Mais bien entendu que chez nous, ça ne fonctionnerait pas…
16 oct 2007 à 22:00
L’idée est vraiment intéressante de trier et recycler pour garder une plante en vie. L’impact est plus direct…
Pour la remarque que le compost en appart ’schlingue’… je suis en train de le tester le lombricompostage en appart chez moi. Ca sent même bon à ma très grande surprise (comme un gazon après la pluie).
J’ai eu un problème au départ (boîte trop petite pour la quantité d’épluchures et qq moucherons), mais j’ai désormais une boîte complètement hermétique avec du tissu de moustiquaire sur les aérations. Après 3 semaines d’essais j’ai déjà du compost pour mes plantes et je suis très contente, et mes amis vont tenter l’expérience sur grenoble.

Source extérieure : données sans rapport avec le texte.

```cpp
template <int MODE, int C, int KP>
__global__ void __launch_bounds__(256, MODE == 1 ? 1 : 2) k_bn_out1x1_bwd(BnOutArgs p) {
    using G = BoGeom<C>;
    constexpr int CPR = G::CPR, RPI = G::RPI, NLD = G::NLD, TP = G::TP, RL = G::RL;
    constexpr int WP = KP + 8, KS = KP / 32;
    extern __shared__ __attribute__((aligned(16))) unsigned char bo_smem[];
    uint16_t* sWd = reinterpret_cast<uint16_t*>(bo_smem);
    float* sVec = reinterpret_cast<float*>(bo_smem + C * WP * 2);
    unsigned char* tiles = bo_smem + C * WP * 2 + 5 * C * 4;
    const int tid = threadIdx.x, lane = tid & 63, wave = tid >> 6;
    uint16_t* tile = reinterpret_cast<uint16_t*>(tiles + wave * G::TILE_BYTES);
    const int frow = lane & 15, fkc = lane >> 4;
    const int lch = lane % CPR, lrw = lane / CPR;
    const int64_t rows = p.rows;
    const int ntiles = (int)((rows + BO_ROWS - 1) / BO_ROWS);
    const int bpu = (p.rpb + 15) / 16;
    const int total_it = MODE == 1 ? ((p.nb + 4 * (int)gridDim.x - 1) / (4 * (int)gridDim.x)) * bpu : 0;
    auto position = [&](int it, int& unit, int64_t& base, int64_t& end) {
        base = end = 0;
        unit = -1;
        if (MODE == 1) {
            const int q = it / bpu, k = it - q * bpu;
            const int u = ((int)blockIdx.x + q * (int)gridDim.x) * 4 + wave;
            if (it < total_it && u < p.nb) {
                unit = u;
                base = (int64_t)u * p.rpb + 16 * k;
                end = min(rows, (int64_t)(u + 1) * p.rpb);
            }
        } else {
            const int64_t t = (int64_t)blockIdx.x + (int64_t)(it >> 1) * gridDim.x;
            if (t < ntiles) {
                unit = 0;
                base = t * BO_ROWS + wave * 32 + (it & 1) * 16;
                end = rows;
            }
        }
    };
    struct Block {
        uint4 rv[NLD];
        uint32_t mv[NLD];
        bf16x8 gf[KS];
    };
    auto load_block = [&](Block& b, int64_t base, int64_t end) {
#pragma unroll
        for (int i = 0; i < NLD; ++i) {
            const int64_t row = base + i * RPI + lrw;
            b.rv[i] = make_uint4(0u, 0u, 0u, 0u);
            b.mv[i] = 0u;
            if (row < end) {
                b.rv[i] = p.raw[(size_t)row * CPR + lch];
                b.mv[i] = p.mask_in[(size_t)row * CPR + lch];
            }
        }
#pragma unroll
        for (int ks = 0; ks < KS; ++ks) {
            const int64_t row = base + frow;
            b.gf[ks] = (bf16x8){0, 0, 0, 0, 0, 0, 0, 0};
            if (row < end && (ks * 4 + fkc) * 8 < p.N8) b.gf[ks] = *reinterpret_cast<const bf16x8*>(p.g + (size_t)row * p.N8 + (ks * 4 + fkc) * 8);
        }
    };
    Block cur, nxt, nx2;
    int unit, nunit;
    int64_t base, end, nbase, nend;
    position(0, unit, base, end);
    load_block(cur, base, end);
    position(1, nunit, nbase, nend);
    if (MODE == 1) load_block(nxt, nbase, nend);
    {
        const int wch = p.N8 / 8;
        for (int i = tid; i < C * (KP / 8); i += 256) {
            const int c = i / (KP / 8), ch = i - c * (KP / 8);
            u32x4 v = {0u, 0u, 0u, 0u};
            if (ch < wch) v = reinterpret_cast<const u32x4*>(p.w)[(size_t)c * wch + ch];
            *reinterpret_cast<u32x4*>(&sWd[c * WP + ch * 8]) = v;
        }
        for (int c = tid; c < C; c += 256) {
            sVec[c] = p.v0[c];
            sVec[C + c] = p.v1[c];
            if (MODE == 2) {
                sVec[2 * C + c] = p.gamma[c];
                sVec[3 * C + c] = p.sums[c];
                sVec[4 * C + c] = p.sums[C + c];
            }
        }
    }
    float s1[4][8], s2[4][8];
    if (MODE == 1) {
#pragma unroll
        for (int s = 0; s < 4; ++s)
#pragma unroll
            for (int j = 0; j < 8; ++j) s1[s][j] = s2[s][j] = 0.f;
    }
    __syncthreads();
    for (int it = 0; MODE == 1 ? it < total_it : unit >= 0; ++it) {
        int n2unit = -1;
        int64_t n2base = 0, n2end = 0;
        if (MODE == 1) {
            position(it + 2, n2unit, n2base, n2end);
            load_block(nx2, n2base, n2end);
        } else {
            load_block(nxt, nbase, nend);
        }
        bo_wave_sync();
#pragma unroll
        for (int cg = 0; cg < C / 64; ++cg) {
            f32x4 acc[4];
#pragma unroll
            for (int a = 0; a < 4; ++a) acc[a] = (f32x4){0.f, 0.f, 0.f, 0.f};
#pragma unroll
            for (int ks = 0; ks < KS; ++ks)
#pragma unroll
                for (int a = 0; a < 4; ++a) {
                    const bf16x8 wf = *reinterpret_cast<const bf16x8*>(&sWd[(cg * 64 + a * 16 + frow) * WP + (ks * 4 + fkc) * 8]);
                    acc[a] = __builtin_amdgcn_mfma_f32_16x16x32_bf16(wf, cur.gf[ks], acc[a], 0, 0, 0);
                }
#pragma unroll
            for (int a = 0; a < 4; ++a) {
                const u32x2 d = {pack_bf16x2(acc[a][0] + 0.f, acc[a][1] + 0.f), pack_bf16x2(acc[a][2] + 0.f, acc[a][3] + 0.f)};
                *reinterpret_cast<u32x2*>(&tile[frow * TP + cg * 64 + a * 16 + fkc * 4]) = d;
            }
        }
        bo_wave_sync();
        {
            float mu[8], rs[8], va[8], vb[8], vc[8];
            {
                const int c0 = lch * 8;
#pragma unroll
                for (int j = 0; j < 8; ++j) {
                    mu[j] = sVec[c0 + j];
                    rs[j] = sVec[C + c0 + j];
                    va[j] = MODE == 2 ? sVec[2 * C + c0 + j] : 0.f;
                    vb[j] = MODE == 2 ? sVec[3 * C + c0 + j] : 0.f;
                    vc[j] = MODE == 2 ? sVec[4 * C + c0 + j] : 0.f;
                }
            }
#pragma unroll
            for (int i = 0; i < NLD; ++i) {
                const int rl = i * RPI + lrw;
                const int64_t row = base + rl;
                const uint16_t* cell = &tile[rl * TP + lch * 8];
                if (row >= end) continue;
                float g[8], xr[8];
                unpack8(*reinterpret_cast<const uint4*>(cell), g);
                unpack8(cur.rv[i], xr);
                const uint32_t mb = cur.mv[i];
                if (MODE == 1) {
#pragma unroll
                    for (int j = 0; j < 8; ++j) {
                        const float gg = ((mb >> j) & 1u) ? g[j] : 0.f;
                        s1[i & 3][j] += gg;
                        s2[i & 3][j] += gg * (xr[j] - mu[j]) * rs[j];
                    }
                } else {
                    float o[8];
                    if (p.small) {
#pragma unroll
                        for (int j = 0; j < 8; ++j) {
                            const float gg = ((mb >> j) & 1u) ? g[j] : 0.f;
                            const float gm = va[j] * rs[j], t1 = vb[j] * p.inv_count, t2 = vc[j] * p.inv_count;
                            const float xh = (xr[j] - mu[j]) * rs[j];
                            o[j] = gm * (gg - t1 - xh * t2);
                        }
                    } else {
#pragma unroll
                        for (int j = 0; j < 8; ++j) {
                            const float gg = ((mb >> j) & 1u) ? g[j] : 0.f;
                            const float xh = (xr[j] - mu[j]) * rs[j];
                            o[j] = va[j] * rs[j] * (gg - vb[j] * p.inv_count - xh * vc[j] * p.inv_count);
                        }
                    }
                    p.draw[(size_t)row * CPR + lch] = pack8(o);
                }
            }
        }
        if (MODE == 1) {
            if (unit >= 0 && it - (it / bpu) * bpu == bpu - 1) {
                float* stage = reinterpret_cast<float*>(tile);
                float* dst = p.part + (size_t)unit * 2 * C;
#pragma unroll
                for (int h = 0; h < 2; ++h) {
                    bo_wave_sync();
#pragma unroll
                    for (int s = 0; s < 4; ++s)
#pragma unroll
                        for (int j = 0; j < 8; ++j) {
                            stage[(s * RPI + lrw) * C + lch * 8 + j] = h ? s2[s][j] : s1[s][j];
                            if (h) s1[s][j] = s2[s][j] = 0.f;
                        }
                    bo_wave_sync();
#pragma unroll
                    for (int q = 0; q < C / 64; ++q) {
                        float a = 0.f;
#pragma unroll
                        for (int k = 0; k < RL; ++k) a += stage[k * C + q * 64 + lane];
                        dst[h * C + q * 64 + lane] = a;
                    }
                }
                bo_wave_sync();
            }
        }
        cur = nxt;
        unit = nunit;
        base = nbase;
        end = nend;
        if (MODE == 1) {
            nxt = nx2;
            nunit = n2unit;
            nbase = n2base;
            nend = n2end;
        } else {
            position(it + 2, nunit, nbase, nend);
        }
    }
}

__global__ void __launch_bounds__(256) k_bn_out1x1_sum_small(const float* __restrict__ part, int nb, int C, float* __restrict__ sums,
                                                             float* __restrict__ dbeta, float* __restrict__ dgamma) {
    __shared__ double sh1[8][32], sh2[8][32];
    const int c0 = (int)blockIdx.x * 32;
    const int cl = threadIdx.x & 31, pl = threadIdx.x >> 5, c = c0 + cl;
    double a = 0.0, b = 0.0;
    if (c < C)
        for (int t = pl; t < nb; t += 8) {
            a += (double)part[(size_t)t * 2 * C + c];
            b += (double)part[(size_t)t * 2 * C + C + c];
        }
    sh1[pl][cl] = a;
    sh2[pl][cl] = b;
    __syncthreads();
    if (threadIdx.x < 32 && c < C) {
        a = b = 0.0;
#pragma unroll
        for (int k = 0; k < 8; ++k) {
            a += sh1[k][cl];
            b += sh2[k][cl];
        }
        sums[c] = (float)a;
        sums[C + c] = (float)b;
        dbeta[c] = (float)a;
        dgamma[c] = (float)b;
    }
}

static inline int bo_grid(int64_t want) {
    const char* cap = getenv("PK_BN_OUT1X1_MAX_GRID");
    int64_t lim = BO_GRID;
    if (cap && atoi(cap) >= 1 && atoi(cap) < BO_GRID) lim = atoi(cap);
    if (want > lim) want = lim;
    return (int)(want < 1 ? 1 : want);
}
static inline bool bo_shape_ok(int64_t rows, int C, int N) { return rows > 0 && rows < (1 << 30) && (C == 256 || C == 128) && N >= 1 && N <= 48; }
extern "C" int pk_bn_out1x1_supported(int64_t rows, int C, int N) {
    const char *on = getenv("PK_BN_OUT1X1"), *mr = getenv("PK_BN_OUT1X1_MIN_ROWS");
    if (on && on[0] == '0') return 0;
    int64_t min_rows = BO_MIN_ROWS;
    if (mr && atoll(mr) >= 1) min_rows = atoll(mr);
    return (bo_shape_ok(rows, C, N) && rows >= min_rows) ? 1 : 0;
}
static inline bool bo_aligned(const void* a, const void* b = nullptr, const void* c = nullptr, const void* d = nullptr) {
    return (((uintptr_t)a | (uintptr_t)b | (uintptr_t)c | (uintptr_t)d) & 15) == 0;
}
#define BO_CHECK_SHAPE(who)                                                     \
    PK_REQUIRE(rows > 0 && rows < (1 << 30) && N > 0, who ": bad sizes");       \
    PK_SUPPORTED(bo_shape_ok(rows, C, N), who ": built for C = 128 / 256 channels and N <= 48 outputs (got %d -> %d)", C, N)

static int bo_launch(void (*kernel)(BnOutArgs), bool& attr_set, int grid, int lds, const BnOutArgs& a, hipStream_t st, const char* who) {
    const hipError_t e = attr_set ? hipSuccess : hipFuncSetAttribute((const void*)kernel, hipFuncAttributeMaxDynamicSharedMemorySize, lds);
    if (e != hipSuccess) return pk_set_error("%s: cannot reserve %d bytes of LDS: %s", who, lds, hipGetErrorString(e)), (int)e;
    attr_set = true;
    hipLaunchKernelGGL(kernel, dim3((unsigned)grid), dim3(256), lds, st, a);
    return pk_launch_status(who);
}
template <int C, int NB>
static int bo_fwd(const BnOutArgs& a, hipStream_t st, const char* who) {
    static bool attr_set = false;
    const int lds = NB * 16 * BoGeom<C>::TP * 2 + 4 * 16 * BoGeom<C>::TP * 2;
    return bo_launch(k_bn_out1x1_fwd<C, NB>, attr_set, bo_grid((a.rows + BO_ROWS - 1) / BO_ROWS), lds, a, st, who);
}
template <int MODE, int C, int KP>
static int bo_bwd(const BnOutArgs& a, hipStream_t st, const char* who) {
    const int lds = C * (KP + 8) * 2 + 5 * C * 4 + 4 * BoGeom<C>::TILE_BYTES;
    const int grid = MODE == 1 ? bo_grid((a.nb + 3) / 4) : bo_grid((a.rows + BO_ROWS - 1) / BO_ROWS);
    static bool attr_set = false;
    return bo_launch(k_bn_out1x1_bwd<MODE, C, KP>, attr_set, grid, lds, a, st, who);
}
template <int MODE>
static int bo_bwd_any(const BnOutArgs& a, int C, hipStream_t st, const char* who) {
    if (C == 256) return a.N <= 32 ? bo_bwd<MODE, 256, 32>(a, st, who) : bo_bwd<MODE, 256, 64>(a, st, who);
    return a.N <= 32 ? bo_bwd<MODE, 128, 32>(a, st, who) : bo_bwd<MODE, 128, 64>(a, st, who);
}

extern "C" int pk_bn_out1x1_fwd(const void* raw, const float* scale, const float* shift, const void* w_fwd, const float* bias, void* t, float* out,
                                uint8_t* relu_mask, int64_t rows, int C, int N, int hw, int softplus, void* stream) {
    PK_REQUIRE(raw && scale && shift && w_fwd && bias && t && out && relu_mask, "pk_bn_out1x1_fwd: null pointer");
    BO_CHECK_SHAPE("pk_bn_out1x1_fwd");
    PK_REQUIRE(hw > 0 && rows % hw == 0, "pk_bn_out1x1_fwd: rows = %lld is no multiple of the plane size %d", (long long)rows, hw);
    PK_REQUIRE(bo_aligned(raw, w_fwd, t), "pk_bn_out1x1_fwd: raw, t and the weight must be 16-byte aligned");
    BnOutArgs a{};
    a.raw = (const uint4*)raw;
    a.w = (const uint16_t*)w_fwd;
    a.v0 = scale;
    a.v1 = shift;
    a.bias = bias;
    a.out = out;
    a.t_out = (uint4*)t;
    a.mask_out = relu_mask;
    a.rows = rows;
    a.N = N;
    a.hw = hw;
    a.softplus = softplus ? 1 : 0;
    hipStream_t st = (hipStream_t)stream;
    const char* who = "pk_bn_out1x1_fwd";
    if (C == 256) return N <= 32 ? bo_fwd<256, 2>(a, st, who) : bo_fwd<256, 3>(a, st, who);
    return N <= 32 ? bo_fwd<128, 2>(a, st, who) : bo_fwd<128, 3>(a, st, who);
}
// ... 34 lines not shown
```

### infantposeestimation_gaussianbias_amd/csrc/pk_conv1x1_bn.hip

```cpp
#include <stdlib.h>

#include "pk_rowops.h"

#define CB_ROWS 128
#define CB_CIN 64
#define CB_COUT 256
#define CB_EP 68
#define CB_W_BYTES (CB_COUT * CB_CIN * 2)
#define CB_STAGE_BYTES (4 * 32 * CB_EP * 4)
#define CB_VEC_BYTES (5 * CB_COUT * 4)
#define CB_LDS (CB_W_BYTES + CB_STAGE_BYTES + CB_VEC_BYTES)
#define CB_GRID 512
#define CB_MIN_ROWS 32768
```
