int mutate_rows_impl(mi355dr_index* idx, const int64_t* row_ids, const float* rows, int64_t n, hipMemcpyKind kind, bool remove) {
    if (!idx) return fail(nullptr, MI355DR_E_INVALID, "null index");
    std::lock_guard<std::mutex> g(idx->mu);
    if (idx->is_view) return view_refuses(idx, remove ? "remove_rows" : "update_rows");
    if (n < 0) return fail(idx, MI355DR_E_INVALID, "negative row count");
    if (n == 0) {
        HIPCHECK(idx, hipSetDevice(idx->device));
        return drain_pending(idx);
    }
    if (!row_ids || (!remove && !rows)) return fail(idx, MI355DR_E_INVALID, "null argument");
    std::vector<int64_t> sorted(row_ids, row_ids + n);
    std::sort(sorted.begin(), sorted.end());
    if (sorted.front() < 0 || sorted.back() >= idx->n) return fail(idx, MI355DR_E_INVALID, "row id out of range");
    for (int64_t i = 1; i < n; ++i)
        if (sorted[i] == sorted[i - 1]) return fail(idx, MI355DR_E_INVALID, "duplicated row id " + std::to_string(sorted[i]));
    std::vector<int64_t> groups;
    for (int64_t r : sorted)
        if (groups.empty() || groups.back() != r / kI8GroupRows) groups.push_back(r / kI8GroupRows);
    HIPCHECK(idx, hipSetDevice(idx->device));
    CHECK(drain_pending(idx));
    hipStream_t s = idx->stream;
    DevBuf<void> ids_dev, groups_dev, stage;
    HIPCHECK(idx, ids_dev.grow((size_t)n * sizeof(int64_t)));
    HIPCHECK(idx, groups_dev.grow(groups.size() * sizeof(int64_t)));
    HIPCHECK(idx, hipMemcpyAsync(ids_dev.p, row_ids, (size_t)n * sizeof(int64_t), hipMemcpyHostToDevice, s));
    HIPCHECK(idx, hipMemcpyAsync(groups_dev.p, groups.data(), groups.size() * sizeof(int64_t), hipMemcpyHostToDevice, s));
    if (!remove && kind == hipMemcpyHostToDevice)
        HIPCHECK(idx, stage.grow((size_t)std::min(n, kMutSlice) * idx->dim * sizeof(float)));
    for (int64_t r0 = 0; r0 < n; r0 += kMutSlice) {
        const int64_t m = std::min(kMutSlice, n - r0);
        const int64_t* ids = (const int64_t*)ids_dev.p + r0;
        if (remove) {
            hipLaunchKernelGGL(k_mark_dead, dim3((unsigned)((m + 255) / 256)), dim3(256), 0, s, ids, m, idx->nrm2);
            HIPCHECK(idx, hipGetLastError());
        } else {
            const float* src = rows + r0 * idx->dim;
            if (stage.p) {
                HIPCHECK(idx, hipMemcpyAsync(stage.p, src, (size_t)m * idx->dim * sizeof(float), hipMemcpyHostToDevice, s));
                src = (const float*)stage.p;
            }
            const int vec4 = idx->dim % 4 == 0 && (uintptr_t)src % 16 == 0;
            hipLaunchKernelGGL(k_update_rows, dim3((unsigned)m), dim3(256), 0, s, src, ids, m, idx->dim, vec4, idx->rows);
            HIPCHECK(idx, hipGetLastError());
        }
        CHECK(build_rows(idx, s, 0, m, ids, !remove));
    }
    CHECK(build_groups(idx, s, 0, (int64_t)groups.size(), (const int64_t*)groups_dev.p, idx->n, idx->n));
    HIPCHECK(idx, hipMemsetAsync(idx->irr_count, 0, sizeof(int), s));
    HIPCHECK(idx, hipMemsetAsync(idx->irr8_count, 0, sizeof(int), s));
    HIPCHECK(idx, hipMemsetAsync(idx->dead_count, 0, sizeof(int), s));
    hipLaunchKernelGGL(k_rebuild_side_lists, dim3((unsigned)((idx->n + 255) / 256)), dim3(256), 0, s, idx->nrm2, idx->flag8,
                       (int64_t)0, idx->n, idx->irr_rows, idx->irr_count, idx->irr8_rows, idx->irr8_count, idx->dead_count);
    HIPCHECK(idx, hipGetLastError());
    return commit_corpus(idx, s, true);
}
}

int mi355dr_update_rows(mi355dr_index* idx, const int64_t* row_ids, const float* rows, int64_t n) {
    return mutate_rows_impl(idx, row_ids, rows, n, hipMemcpyHostToDevice, false);
}
int mi355dr_update_rows_device(mi355dr_index* idx, const int64_t* row_ids, const float* rows_dev, int64_t n) {
    return mutate_rows_impl(idx, row_ids, rows_dev, n, hipMemcpyDeviceToDevice, false);
}
int mi355dr_remove_rows(mi355dr_index* idx, const int64_t* row_ids, int64_t n) {
    return mutate_rows_impl(idx, row_ids, nullptr, n, hipMemcpyHostToDevice, true);
}
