+__global__ __launch_bounds__(64) void sample_resolve_kernel(ResolveParams p) {
+  using u32x4 = uint32_t __attribute__((ext_vector_type(4)));
+  constexpr int PER_LANE = 32;
+  __shared__ uint32_t qrec[64 * PER_LANE];
+  __shared__ float xs[XCAP + 16];
+  __shared__ int xr[XCAP + 16];
+  const int q = blockIdx.x, lane = threadIdx.x;
+  const uint64_t lt = (1ull << lane) - 1;
+  uint32_t u[PER_LANE], m3 = 0u;
+#pragma unroll
+  for (int t = 0; t < 4; ++t) {
+    const int sp = lane + 64 * t;
+#pragma unroll
+    for (int g = 0; g < 4; ++g) {
+      const u32x4 r = sp < p.splits ? *(const u32x4*)(p.rec + (((size_t)sp * p.Qp + q) * 4 + g) * 4)
+                                    : u32x4{0u, 0u, 0u, 0u};
+      u[8 * t + 2 * g] = r[0];
+      u[8 * t + 2 * g + 1] = r[1];
+      m3 = max(m3, r[2]);
+    }
+  }
+#pragma unroll
+  for (int off = 32; off > 0; off >>= 1) m3 = max(m3, (uint32_t)__shfl_xor((int)m3, off));
+
+  uint32_t kth = 0u, prev = ~0u;
+  int above = 0;
+  for (int r = 0; r < p.k; ++r) {
+    uint32_t best = 0u;
+    int c = 0;
+#pragma unroll
+    for (int i = 0; i < PER_LANE; ++i) best = max(best, u[i] < prev ? u[i] : 0u);
+#pragma unroll
+    for (int off = 32; off > 0; off >>= 1) best = max(best, (uint32_t)__shfl_xor((int)best, off));
+    if (best <= p.idmask) break;
+#pragma unroll
+    for (int i = 0; i < PER_LANE; ++i) c += u[i] == best;
+#pragma unroll
+    for (int off = 32; off > 0; off >>= 1) c += __shfl_xor(c, off);
+    above += c;
+    if (above >= p.k) {
+      kth = best;
+      break;
+    }
+    prev = best;
+  }
+  float theta_f = -INFINITY;
+  if (kth != 0u) theta_f = __uint_as_float(kth & ~p.idmask) - THETA_SEED_MARGIN;
+  if (lane == 0) p.theta[q] = kth != 0u ? mrag_f2ord(theta_f) : 0u;
+
+  int nrec = 0;
+#pragma unroll
+  for (int i = 0; i < PER_LANE; ++i) {
+    const bool qf = u[i] > p.idmask && __uint_as_float(u[i] | p.idmask) > theta_f;
+    const uint64_t b = __ballot(qf);
+    if (qf)
+      qrec[nrec + __popcll(b & lt)] =
+          ((uint32_t)(lane + 64 * (i >> 3)) << 12) | ((uint32_t)((i >> 1) & 3) << 10) | (u[i] & p.idmask);
+    nrec += __popcll(b);
+  }
+  __syncthreads();
+
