template <typename T, int NT, int PER, int MODE = BX_INTERIOR, bool ALPT = false>
__global__ void __launch_bounds__(NT, BCHMC_BX_WAVES)
k_step_boundary_x(Geo g, int log2n, const C2<T> *__restrict__ twiddle, C2<T> *Ck, const C2<T> *q_in, const C2<T> *p_in,
                  C2<T> *q_out, C2<T> *p_out, const double *__restrict__ wS, const double *__restrict__ wM, double a,
                  double b, double half_eps, double eps, double c_za, double *guard_slot, StepCtl ctl,
                  const C2<T> *g_in = nullptr, C2<T> *g_out = nullptr, bool pair = false) {
  constexpr int KB = 128 / (int)sizeof(C2<T>);
  constexpr int kMaxPer = PER;
  extern __shared__ __attribute__((aligned(16))) unsigned char s_raw_x[];
  __shared__ double red[NT / 64];
  const bool controlled = MODE == BX_INTERIOR || (MODE == BX_FIRST && g_in) || (MODE == BX_LAST && p_out);
  if (controlled) {
    if (*ctl.stop) return;
    if (ctl.guard_prev && fabs(*ctl.guard_prev) > ctl.guard_limit) {
      if (blockIdx.x == 0 && threadIdx.x == 0) {
        *ctl.steps_done = ctl.step_index;
        __threadfence();
        *ctl.stop = 1;
      }
      return;
    }
  }
  const int n = g.n;
  C2<T> *s = reinterpret_cast<C2<T> *>(s_raw_x);
  C2<T> *tw = s + (size_t)n * KB;
  for (int t = threadIdx.x; t < n / 2; t += blockDim.x) tw[t] = twiddle[t];
  const int ntk = g.nhp / KB;
  int bid = (int)blockIdx.x;
  if ((gridDim.x & 7) == 0) bid = (bid & 7) * (int)(gridDim.x >> 3) + (bid >> 3);
  const int j = bid / ntk, k0 = (bid % ntk) * KB;
  const int c = threadIdx.x % KB, irow = threadIdx.x / KB;
  constexpr int rows = NT / KB, per = PER;
  const int k = k0 + c;
  const long long plane = (long long)g.n * g.nhp;
  const long long col = k + (long long)g.nhp * j;
  const double ky = kval(j, g.n, g.kfac), kz = kval(k, g.n, g.kfac);
  const int shift = 32 - log2n;
  double2 hk[kMaxPer];
  for (int pass = 0; pass < (MODE == BX_FIRST ? 0 : 2); pass++) {
    __syncthreads();
#pragma unroll
    for (int m = 0; m < kMaxPer; m++) {
      const int i = irow + rows * m;
      const long long e = col + plane * i;
      C2<T> v;
      if (pass == 0) {
        v = bx_load(Ck + e);
      } else {
        const C2<T> vy = bx_load(Ck + e + g.Nhp), vz = bx_load(Ck + e + 2 * g.Nhp);
        v.x = (T)(ky * (double)vy.x + kz * (double)vz.x);
        v.y = (T)(ky * (double)vy.y + kz * (double)vz.y);
      }
      s[(int)(__brev((unsigned)i) >> shift) * KB + c] = v;
    }
    __syncthreads();
    xfft_inplace<T>(s, tw, n, log2n, KB, false);
#pragma unroll
    for (int m = 0; m < kMaxPer; m++) {
      const int i = irow + rows * m;
      const C2<T> v = s[i * KB + c];
      if (pass == 0) {
        const double kx = kval(i, g.n, g.kfac);
        hk[m] = make_double2(kx * (double)v.y, -(kx * (double)v.x));
      } else {
        hk[m].x += (double)v.y;
        hk[m].y -= (double)v.x;
      }
    }
  }
  double gsum = 0.;
  C2<T> qkeep[kMaxPer];
  __syncthreads();
#pragma unroll
  for (int m = 0; m < kMaxPer; m++) {
    const int i = irow + rows * m;
    const long long idx = col + plane * i;
    const double kx = kval(i, g.n, g.kfac);
    const double ksq = kx * kx + ky * ky + kz * kz;
    const bool nyq = (i == g.n / 2) || (j == g.n / 2) || (k == g.n / 2);
    double2 q;
    if (MODE == BX_INTERIOR) {
      const C2<T> t = bx_load(q_in + idx);
      q = make_double2((double)t.x, (double)t.y);
    } else q = ld2<T>(q_in, idx);
    if (MODE == BX_FIRST) {
      if (g_in) {
        double2 p = ld2<T>(p_in, idx);
        const double2 g0 = ld2<T>(g_in, idx);
        p.x -= half_eps * g0.x;
        p.y -= half_eps * g0.y;
        st2<T>(p_out, idx, p.x, p.y);
        if (wM) {
          const double w = wM[idx];
          q.x += eps * (w * p.x);
          q.y += eps * (w * p.y);
        }
        st2<T>(q_out, idx, q.x, q.y);
      }
    } else {
      double2 gg = make_double2(0., 0.);
      if (ksq > 0 && !nyq) {
        const double f = b * (1 / ksq);
        gg = make_double2(f * hk[m].x, f * hk[m].y);
      }
// ... 147 lines not shown
  o3.x = a1.x - r3.x; o3.y = a1.y - r3.y;
  s[j * KB + c] = o0;
  s[(j + half) * KB + c] = o1;
  s[(j + 2 * half) * KB + c] = o2;
  s[(j + 3 * half) * KB + c] = o3;
}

Et pour les apparts parisiens (c’est mon cas), entre le recyclage, le fait d’acheter sans emballage, et le compost, je n’ai plus besoin que d’une mini poubelle. La poubelle est devenu le bac à recyclage et le compost est sous l’évier.
Donc de telles idées sont applicables, il s’agit juste de permettre à son imagination de dépasser les conventions classiques auxquelles nous sommes si habituées.